Synopses & Reviews
It begins in a near future New York City, when Antar, a low-level programmer and data analyst for a large bureaucratic concern, comes upon the lost and battered I.D. card of a man he once knew - a man who vanished without a trace somewhere in the teeming excess of Calcutta, India, several years before. Strangely compelled, Antar initiates a search into the facts behind the disappearance of the enigmatic L. Murugan, and is unwittingly drawn into a bizarre alternate history of medical science. Leaping backward in time, we join Murugan in Calcutta in 1995, as he follows the twisted threads of science, counter-science and ritual back a hundred years further to the laboratory of Ronald Ross, the British scientist who discovered how malaria is transmitted to humans. Obsessed with the weird, fortuitous coincidences that led to Ross' groundbreaking discovery, Murugan has stumbled upon evidence of an impossible ongoing experiment in controlled destiny, protected by a powerful unseen society that moves the world in secret and in silence. Suddenly, every fact hitherto known can no longer be trusted, for everything has been revealed to be other than it appears.
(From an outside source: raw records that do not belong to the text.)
static bool flat_groups_shape(const cbh_table* t, u32 max_actions, u32 max_roles) {
  return flat_action_groups_on() && !t->reps.empty() && cbh_flat_action_groups(t->reps[0]->dev.n_dr, max_actions, max_roles) != 0;
}
static bool plain_tags_select(const cbh_table* t, u32 max_actions, u32 max_roles) {
  const u32 mf = t->meta[CBH_M_FLAGS];
  return ((mf & CBH_MF_FLAT) && max_roles <= 4 && (max_actions <= 4 || flat_groups_shape(t, max_actions, max_roles))) ||
         ((mf & CBH_MF_WALK2) && t->meta[CBH_M_GSLOTS_ALL] > t->meta[CBH_M_GSLOTS_GENERIC]);
}
static bool has_int_or_container_tag(const uint8_t* p, size_t n) {
  size_t i = 0; uint64_t hit = 0;
  for (; i + 8 <= n; i += 8) {
    uint64_t w; std::memcpy(&w, p + i, 8);
    const uint64_t z = (w & 0xFAFAFAFAFAFAFAFAull) ^ 0x0202020202020202ull;
    hit |= (z - 0x0101010101010101ull) & ~z & 0x8080808080808080ull;
  }
  for (; i < n; ++i) hit |= (uint64_t)((p[i] & 0xFAu) == 0x02u);
  return hit != 0;
}
struct TagRows { size_t first, count; };
template <typename Rows>
static bool sens_tag_hit(const cbh_table* t, const uint8_t* tags, u32 n_columns, size_t n_rows, Rows rows) {
  for (u32 c = 0; c < 32 && c < n_columns; ++c) if ((t->meta[CBH_M_SENS_COLS] >> c) & 1u) {
    const TagRows r = rows(c);
// ... 48 lines not shown
  u32 wlo = 0xFFFFFFFFu, whi = 0;
  if (maxa > CBH_W2_NA || maxr > CBH_W2_NR)
    for (size_t r = 0; r < NR; ++r)
      if (act_cnt[r] > CBH_W2_NA || role_cnt[r] > CBH_W2_NR) { if (wlo == 0xFFFFFFFFu) wlo = (u32)r; whi = (u32)r + 1; }
  if (maxa > CBH_MAX_ACTIONS_PER_REQUEST) return fail("cbh_batch: a request carries more than CBH_MAX_ACTIONS_PER_REQUEST actions");
  if (bad) return fail("cbh_batch: a request's role or action slice lies outside the batch");
  if (in->n_strings && in->str_off[in->n_strings] > in->str_bytes_len) return fail("cbh_batch: string offsets exceed str_bytes_len");
  sh.max_actions = maxa; sh.max_roles = maxr; sh.ascending = !unordered;
  sh.wide_lo = whi ? wlo : 0; sh.wide_hi = whi;
  sh.table = t; sh.tags = plain_tags_select(t, maxa, maxr) ? in->col_tag : nullptr; sh.n_columns = in->n_columns; sh.n_req = NR;
  sh.plain.store(-1, std::memory_order_relaxed);
  return 0;
}

static bool compact_inputs_on() { static const bool on = env_int("CBH_COMPACT_INPUTS", 1) != 0; return on; }
static int batch_compact(cbh_device_batch* b, hipStream_t s) {
  const TableDev& dev = b->rep->dev;
  BatchDev& d = b->dev;
  if (!compact_inputs_on() || !(dev.flags & CBH_MF_FLAT) || b->shape.max_actions > 4 || b->shape.max_roles > 4 || !d.n_requests) return 0;
  CompactArgs ca{};
  ca.req_u32 = d.req_u32; ca.roles = d.roles; ca.tuple_action = d.tuple_action; ca.col_val = d.col_val; ca.col_tag = d.col_tag;
  ca.action_class = dev.action_class; ca.role_class = dev.role_class; ca.K = dev.K;
  ca.scope_parent = dev.scope_parent; ca.scope_flags = dev.scope_flags; ca.n_scopes = dev.n_scopes;
  ca.n_requests = d.n_requests; ca.n_cached = d.n_columns < CBH_CACHE_COLS ? d.n_columns : CBH_CACHE_COLS;
  if (dalloc(b, ca.info, 1) != 0) return -1;
  const dim3 grid((d.n_requests + 255u) / 256u);
  u32 info = 0;
  HIPCHK(hipMemsetAsync(ca.info, 0, 4, s));
  hipLaunchKernelGGL(cbh_compact_scan_kernel, grid, dim3(256), 0, s, ca);
  HIPCHK(hipMemcpyAsync(&info, ca.info, 4, hipMemcpyDeviceToHost, s));
  HIPCHK(hipStreamSynchronize(s));
  if (info & CBH_CI_MISFIT) return 0;
  ca.narrow = ~info & ((1u << ca.n_cached) - 1u) & CBH_CI_NARROW_MASK;
  if (dalloc(b, ca.creq, (size_t)4 * d.n_requests) != 0 || dalloc(b, ca.cval, (size_t)__builtin_popcount(ca.narrow) * d.n_requests) != 0 ||
      dalloc(b, ca.ctag, (size_t)((ca.n_cached + 3u) / 4u) * d.n_requests) != 0) return -1;
  hipLaunchKernelGGL(cbh_compact_pack_kernel, grid, dim3(256), 0, s, ca);
  HIPCHK(hipGetLastError());
  d.creq = ca.creq; d.cval = ca.cval; d.ctag = ca.ctag; d.compact_info = ca.narrow | ((info & CBH_CI_ACT4) ? 0u : CBH_CI_ACT4);
  b->compact = true;
  return 0;
}

static int batch_device_buffers(cbh_device_batch* b, size_t gbits_words) {
  BatchDev& d = b->dev; const Replica* rep = b->rep;
  int rc = dalloc(b, d.gbits, gbits_words);
  d.n_gwords = (rep->dev.flags & CBH_MF_WALK2) ? w2_gwords(rep->dev.gslots_generic, rep->dev.gslots_all, b->shape.plain_tags) : 0;
  d.n_gslots = 0;
  if (d.n_gwords) rc |= dalloc(b, d.gres, (size_t)d.n_gwords * d.n_requests); else d.gres = nullptr;
  rc |= dalloc(b, b->out.effect, d.n_tuples);
  rc |= dalloc(b, b->out.policy, d.n_tuples);
  rc |= dalloc(b, b->out.scope, d.n_tuples);
  rc |= dalloc(b, b->out.status, d.n_tuples);
  rc |= dalloc(b, b->out.edr, d.n_requests);
  rc |= dalloc(b, b->d_args, 1);
// ... 98 lines not shown
  static std::mutex mu;
  static std::map<std::tuple<const void*, u32, size_t>, int> memo;
  auto blocks = [&](size_t lds) {
    const auto key = std::make_tuple((const void*)fn, threads, lds);
    std::lock_guard<std::mutex> g(mu);
    auto it = memo.find(key);
    if (it != memo.end()) return it->second;
    int n = 0;
    if (hipOccupancyMaxActiveBlocksPerMultiprocessor(&n, (const void*)fn, (int)threads, lds) != hipSuccess) { (void)hipGetLastError(); n = 0; }
    memo.emplace(key, n);
    return n;
  };
  return blocks(lds_packed) > blocks(lds_wide);
}
static void launch_plan(const CbhPlan& pl, const TableDev& dev, KernelArgs ka, const KernelArgs* d_args, u32 lo, u32 hi, u32 wide_lo, u32 wide_hi,
                        size_t pad, hipStream_t s, hipEvent_t ev0 = nullptr, hipEvent_t ev1 = nullptr, u8* dflag = nullptr) {
  if (hi <= lo) return;
  ka.b.req_lo = lo; ka.b.req_hi = hi;
  ka.flags &= ~(u32)(CBH_FI_MASK & ~(CBH_FI_PACKED_RES | CBH_FI_COMPACT));
  const u32 n = hi - lo;
  auto go = [&](cbh_check_kernel_fn fn, u32 grid, u32 threads, auto lds_of, const KernelArgs& a0, bool last) {
    const size_t wide = lds_of(false), packed = lds_of(true);
    const bool use_packed = cbh_is_flat_compact_kernel(fn) || packed_tags_pay(fn, threads, wide, packed);
    const size_t lds = use_packed ? packed : wide;
    KernelArgs a = a0;
    if (use_packed) a.flags |= CBH_FI_PACKED_TAGS;
    if (ev0 || (ev1 && last)) { hipExtLaunchKernelGGL(fn, dim3(grid), dim3(threads), lds, s, ev0, last ? ev1 : nullptr, 0, a, d_args); ev0 = nullptr; }
    else hipLaunchKernelGGL(fn, dim3(grid), dim3(threads), lds, s, a, d_args);
  };
  auto plan_lds = [&](bool pre, u32 na, size_t extra) {
    return [=, &pl, &dev, &ka](bool packed) { return cbh_plan_lds(pl, dev.flags, dev.max_depth, dev.n_scopes, dev.K, ka.b.n_columns, dev.inline_cols, dev.n_dr, pre, na, packed) + extra; };
// ... 45 lines not shown
    for (u32 g = 0; g < pl.groups; ++g) {
      ag.group = g;
      const bool last = g + 1 == pl.groups && !ag.dflag;
      if (ev0 || (ev1 && last)) { hipExtLaunchKernelGGL(gfn, grid, block, use_packed ? packed : wide, s, ev0, last ? ev1 : nullptr, 0, a, d_args, ag); ev0 = nullptr; }
      else hipLaunchKernelGGL(gfn, grid, block, use_packed ? packed : wide, s, a, d_args, ag);
    }
    if (ag.dflag) {
      FlatGroupStatusArgs sa{};
      sa.req_u32 = ka.b.req_u32; sa.dflag = ag.dflag; sa.n_requests = ka.b.n_requests; sa.lo = lo; sa.hi = hi;
      if (ka.flags & CBH_FI_PACKED_RES) sa.packed = ka.o.policy; else sa.status = ka.o.status;
      if (ev1) hipExtLaunchKernelGGL(cbh_flat_group_status_kernel, dim3((n + 255u) / 256u), dim3(256), 0, s, nullptr, ev1, 0, sa);
      else hipLaunchKernelGGL(cbh_flat_group_status_kernel, dim3((n + 255u) / 256u), dim3(256), 0, s, sa);
    }
    return;
  }
  go((ka.flags & CBH_FI_COMPACT) ? cbh_flat_compact_variant(pl.kernel) : pl.kernel, (n + pl.threads - 1) / pl.threads, pl.threads, plan_lds(false, CBH_W2_NA, pad), ka, true);
}
static size_t lds_pad() { static const size_t pad = (size_t)env_long("CBH_LDS_PAD", 0); return pad; }
static u32 nfa_maxw(const TableDev& d) { return std::max(std::max(d.nfa_words[0], d.nfa_words[1]), d.nfa_words[2]); }
static size_t check_lds_bytes(const BatchDev& d, u32 table_flags) {
  const u32 ncc = d.n_columns < CBH_CACHE_COLS ? d.n_columns : CBH_CACHE_COLS;
  return (size_t)CBH_CC_DWORDS(ncc, false) * 4 + ((table_flags & CBH_MF_NEEDS_ARENA) ? (size_t)CBH_ARENA_ENTRIES * CBH_BLOCK * 9 : 0);
}
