int fl_ctx_create(int device, void *stream, const fl_mwc *seeds, uint32_t nseeds, uint32_t nslots, fl_ctx **out)
{
    REQUIRE(out && seeds, "null argument");
    REQUIRE((nslots >= FL_NTEMPORAL || nslots == FL_NTEMPORAL / 2 || nslots == FL_NTEMPORAL / 4) && nslots % 256 == 0 && nslots <= 16384,
            "nslots must be a multiple of 256 in [1024, 16384] (or 512 slots of 8 waves / 256 of 16: two / four temporal samples per workgroup)");
    int ndev = 0;
    if (hipGetDeviceCount(&ndev) != hipSuccess || ndev <= 0) return fail(FL_E_NODEV, "no HIP device", __FILE__, __LINE__);
    REQUIRE(device >= 0 && device < ndev, "bad device index");
    HIPCHK(hipSetDevice(device));
    hipDeviceProp_t prop;
    HIPCHK(hipGetDeviceProperties(&prop, device));
    if (strncmp(prop.gcnArchName, "gfx950", 6) != 0)
        return fail(FL_E_NODEV, "device is not gfx950 (kernels are built for MI355X only)", __FILE__, __LINE__);
    int nw = 0;
    {
        const uint32_t fixed = FL_PAL_H * 256 + FL_NOUT;
        const uint32_t per_wave = nslots * 64u;
        if (nseeds == fixed + 16u * per_wave) nw = 16;
        else if (nseeds == fixed + 8u * per_wave) nw = 8;
        else if (nseeds == fixed + 4u * per_wave) nw = 4;
        else return fail(FL_E_INVAL, "nseeds must be nslots*64*NW + 64*256 + 65536 with NW = 4, 8 or 16", __FILE__, __LINE__);
    }
    fl_ctx *c = new fl_ctx;
    c->device = device;
    c->nw = nw;
    if (nslots < FL_NTEMPORAL && (uint32_t)nw * nslots != 4u * FL_NTEMPORAL)
        return fail(FL_E_INVAL, "512 slots need 8-wave workgroups, 256 slots 16-wave ones (a temporal sample per four waves: 1024 in all)", __FILE__, __LINE__);
    c->nslots = nslots;
    c->sub_log2 = nslots >= FL_NTEMPORAL ? 0u : nw == 8 ? 1u : 2u;
    c->nwalkers = nslots * (uint32_t)nw * 64 + FL_PAL_H * 256 + FL_NOUT;
    if (const char *e = getenv("FLAME_LANES")) { const int v = atoi(e); c->nlanes = v >= 1 && v <= fl_ctx::kMaxLanes ? v : 2; }
    if (const char *e = getenv("FLAME_BIN_ROUNDS")) { int v = atoi(e); if (v >= 1 && v <= FL_BIN_R_MAX) c->bin_rounds = (uint32_t)v; }
    if (const char *e = getenv("FLAME_BIN_PARTS")) { int v = atoi(e); if (v >= 1 && v <= 64) c->bin_parts = (uint32_t)v; }
    c->env_bin_wide = env_on("FLAME_BIN_WIDE");
    if (const char *e = getenv("FLAME_RTC")) c->use_rtc = strcmp(e, "0") != 0;
    c->env_no_intra = env_on("FLAME_NO_INTRA_OVERLAP");
    if (const char *e = getenv("FLAME_LAUNCH_ROUNDS")) { int v = atoi(e); if (v >= 16 && v <= 4096) c->launch_rounds = (uint32_t)(v / 16 * 16); }
    if (stream) { c->lanes[0].stream = (hipStream_t)stream; c->own_stream = false; c->nlanes = 1; }
    else c->own_stream = true;
    hipError_t e = hipSuccess;
    const char *what = "context allocation";
    do {
        if (c->own_stream)
            for (int i = 0; i < c->nlanes && e == hipSuccess; ++i) e = hipStreamCreateWithFlags(&c->lanes[i].stream, hipStreamNonBlocking);
        if (e) break;
        if ((e = hipMalloc(&c->d_rng, sizeof(fl_mwc) * (size_t)c->nwalkers))) break;
        if ((e = hipMalloc(&c->d_points, sizeof(float4) * (size_t)nslots * nw * 64))) break;
        if ((e = hipMalloc(&c->d_counters, 8 * 4))) break;
        for (int i = 0; i < c->nlanes && e == hipSuccess; ++i) {
            Lane &ln = c->lanes[i];
            if ((e = hipMalloc(&ln.d_palette, sizeof(u64) * FL_PAL_H * FL_PAL_W))) break;
            if ((e = hipEventCreateWithFlags(&ln.ev_interp_done, hipEventDisableTiming))) break;
            if ((e = hipEventCreateWithFlags(&ln.ev_iter_done, hipEventDisableTiming))) break;
            if ((e = hipEventCreateWithFlags(&ln.ev_out_done, hipEventDisableTiming))) break;
            if ((e = hipStreamCreateWithFlags(&ln.aux, hipStreamNonBlocking))) break;
            for (int k = 0; k < 2 && e == hipSuccess; ++k) {
                if ((e = hipEventCreateWithFlags(&ln.ev_it[k], hipEventDisableTiming))) break;
                e = hipEventCreateWithFlags(&ln.ev_ac[k], hipEventDisableTiming);
            }
            if (e) break;
        }
        if (e) break;
        if ((e = hipMemcpy(c->d_rng, seeds, sizeof(fl_mwc) * (size_t)c->nwalkers, hipMemcpyHostToDevice))) break;
        if ((e = hipMemsetD32(c->d_points, 0x7fc00000, (size_t)nslots * nw * 64 * 4))) break;
        if ((e = hipMemset(c->d_counters, 0, 32))) break;
        for (uint32_t i = 0; i < fl_ctx::kFrames && e == hipSuccess; ++i) {
            if ((e = hipEventCreate(&c->ev_begin_[i]))) break;
            e = hipEventCreate(&c->ev_end_[i]);
        }
    } while (0);
    if (e != hipSuccess) {
        fl_ctx_destroy(c);
        (void)hipGetLastError();
        return fail(e == hipErrorOutOfMemory ? FL_E_NOMEM : FL_E_HIP, what, __FILE__, __LINE__, e);
    }
    *out = c;
    return FL_OK;
}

In this steamy, overcrowded city of clashing cultures and hidden faces, L. Murugan has opened a Pandora's Box that carefully orchestrated death and misdirection have long kept shut.
Review
"Intricate, intelligent, and exceptionally inventive, with staccato bursts of startling writinga truly fresh and original novel by an exceptional writer." Peter Mathiessen
Review
"As pure fiction, the book succeeds brilliantly...Ghosh writes skillfully, the mood is entrancing, the plot intruguing, and the world he creates is rich and enticing. "Christian Science Monitor
Review
"A richly plotted literary thriller
Like Pynchon, Ghosh creates a world in which conspiracies, big conspiracies, lurk everywhere." Publishers Weekly
Review
"A finely carved mystery." James Saynor, NY Times Book Review
Synopsis
From Victorian lndia to near-future New York, The Calcutta Chromosome takes readers on a wondrous journey through time as a computer programmer trapped in a mind-numbing job hits upon a curious item that will forever change his life. When Antar discovers the battered I.D. card of a long-lost acquaintance, he is suddenly drawn into a spellbinding adventure across centuries and around the globe, into the strange life of L. Murugan, a man obsessed with the medical history of malaria, and into a magnificently complex world where conspiracy hangs in the air like mosquitoes on a summer night.
About the Author
Writer and anthropologist Amitav Ghosh was born in Calcutta in 1956 and spent his childhood in Bangladesh, Sri Lanka, and northern India. He studied in Delhi, Oxford and Egypt, and has taught in various Indian and American universities. He is the author of three books: The Circle of Reason, The Shadow Lines and In An Antique Land and has written for The New Yorker, Granta, The New Republic and The New York Times. Mr. Ghosh and his wife, Deborah Baker, live in New York with their two children.